Keep in mind that this is a minimalist implementation that isn't completely event enabled. If you change certain properties of the wwStatusBar object, make sure that you always call RenderPanel() or RenderPanels() to refresh the status bar display properly. RenderPanels() is required anytime the sizes of panels change.

Figure 3: Three different modes are available for the wwStatusBar: 1 - XP Style, 2 - Classic Style and 3- Modified Classic.

In design mode the status bar displays as a gray container and it doesn't automatically resize and attach itself to the bottom of a form like the ActiveX control does. The display mode for the control is set to Opaque by default, which guarantees that the sizing grips look proper regardless of color scheme or theme chosen by the user. In fact, most apps I checked (including IE) do not have the status bar follow the Windows color scheme. To get the best look with standard color schemes, however, Transparent will likely work better, or you can explicitly choose a color for your form that works with any mode. I suggest you play with the different modes and the wwStatusBar BackStyle property to see what works best for you.
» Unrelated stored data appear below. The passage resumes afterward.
# kevinh-e/BetaOne

Hardware: AMD Instinct MI355X
Metric: mcts_nodes_per_sec (higher is better)
Workload: dtype f32 (3 x f16 split, f32 accumulate)

## Files before the change

### betaone_amd/csrc/bo_engine.cpp

```cpp
#include "../../include/betaone_engine.h"
#include "../../include/betaone_lab.h"

#include "bo_tree.h"
#include "bo_fastw.h"
#include "bo_select_wide.h"
#include "bo_replay.h"
#include "bo_train.h"
#include "bo_metrics.h"
#include "bo_pgn.h"
#include "bo_san.h"
#include "bo_analyse.h"
#include "bo_reanalyse.h"
#include "bo_perft.h"
#include "bo_book.h"
#include "bo_merge.h"
#include "bo_tb.h"
#include "bo_nn_fused.h"
#include "bo_conv.h"
#include "bo_tower.h"
#include "bo_tower_wg.h"
#include "bo_tower_h.h"
#include "bo_tower_s.h"
#include "bo_tower_s16.h"
#include "bo_tower_h16.h"
#include "bo_heads.h"
#include "bo_tower_b1.h"
#include "bo_rt.h"
#include "bo_hostrng.h"

#include <math.h>
#include <stdio.h>
#include <string.h>
#include <string>
#include <vector>
#include <algorithm>
#include <deque>
#include <memory>
#include <type_traits>

static thread_local std::string g_err;
static int fail(int code, const std::string &msg) {
    g_err = msg;
    return code;
}
#define RT(call)                                                                                     \
    do {                                                                                             \
        int _rc = (call);                                                                            \
        if (_rc != 0) return fail(BO_E_HIP, std::string(#call) + ": " + rt_errstr(_rc));             \
    } while (0)

struct bo_engine {
    Eng d;
    FastW f;
    int fast_reuse = 1;
    int sel_profile = 0, sel_pending = 0;
    long long sel_launches = 0;
    double sel_ms = 0.0;
#if !defined(BO_WAVE_EMU)
    hipEvent_t sel_ev0 = nullptr, sel_ev1 = nullptr;
#endif
    bool fast = false;
    bo_config cfg;
    int device;
    std::vector<void *> allocs;
    int *d_go = nullptr, *d_action = nullptr;
    std::vector<int> h_i32;
    std::vector<HostRng> rng;
    int *d_res_blk = nullptr, *d_info_blk = nullptr;
    int *h_res = nullptr, *h_info = nullptr;
    int watch_seen = 0;
    double *h_noise = nullptr;
    int *h_go = nullptr;
    int *h_action = nullptr;
    int action_flip = 0;
    rt_event ev_action[2]{};
    bool ev_action_made[2] = {false, false};
    bool ship = true;
    bool prefetch_valid = false;
    std::vector<int> h_nl, h_term;
    bool nl_valid = false;
    void *setup_dev = nullptr, *setup_host = nullptr;
    size_t setup_cap = 0;
    std::vector<unsigned char> noise_pending;
    std::vector<int> lazy_want;
    bool begin_lazy = false, ev_begin_made = false;
    rt_event ev_begin{};
    double *h_turn_u = nullptr;
    int *h_turn_flags = nullptr;
    double *d_turn_pw = nullptr;
    std::vector<double> turn_pw_host;
    double turn_pw_tfinal = 0.0;
    int *d_turn_action = nullptr, *d_turn_state = nullptr, *d_turn_cres = nullptr;
    float *d_turn_rv = nullptr;
    int *d_turn_resigned = nullptr, *d_turn_rnext = nullptr;
    std::vector<int> resign_en;
    float resign_t = 0.0f;
    int resign_k = 1;
    float *d_root_value = nullptr;
    TbTable *d_tb_tabs = nullptr;
    std::vector<int> turn_want;
    bool turn_outstanding = false, ev_turn_made = false;
    rt_event ev_turn{};
    template <class T> int alloc(T **p, size_t n) {
        void *v = nullptr;
        int rc = rt_malloc(&v, n * sizeof(T));
        if (rc) return rc;
        allocs.push_back(v);
        *p = (T *)v;
        return 0;
    }
};

extern "C" int bo_abi_version(void) { return BO_ABI_VERSION; }
extern "C" const char *bo_last_error(void) { return g_err.c_str(); }

static const char *START_FEN = "rnbqkbnr/pppppppp/8/8/8/8/PPPPPPPP/RNBQKBNR w KQkq - 0 1";
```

The new BINDEVENT function makes it possible to build components that can encapsulate parent object manipulation right into the component without requiring the parent to take action.

Finally, realize that wwStatusBar has a dependency on the images that are used to render the sizing grips and separators. Figure 4 shows the wwStatusBar with the embedded invisible image controls that hold the 3 required images. I chose to include them in the container to force these images to build into the project so you don't have to ship external files. The default path for these images is in a relative .\BMPS folder of the build directory. Make sure you include these images or you'll end up with broken images.

Figure 4: The Statusbar control in the class designer. Make sure the three images are found and included.

VFP 8 makes it easy

When I set out to create a proper status bar I wasn't planning on making it VFP 8 only. But after getting started, I realized right away that collections and the new Empty object would make this job a lot easier (even though this implementation barely pushes the collection functionality). This really paid off in code reduction and time saved. Some things would not have been easily done or would have been impossible in VFP 7, especially the event binding and the transparent image display of Gifs.

I hope you find this status bar control useful. It's simple and provides the most common functionality in a small package. And best of all, it does it with VFP code that you can easily adjust to your needs if necessary.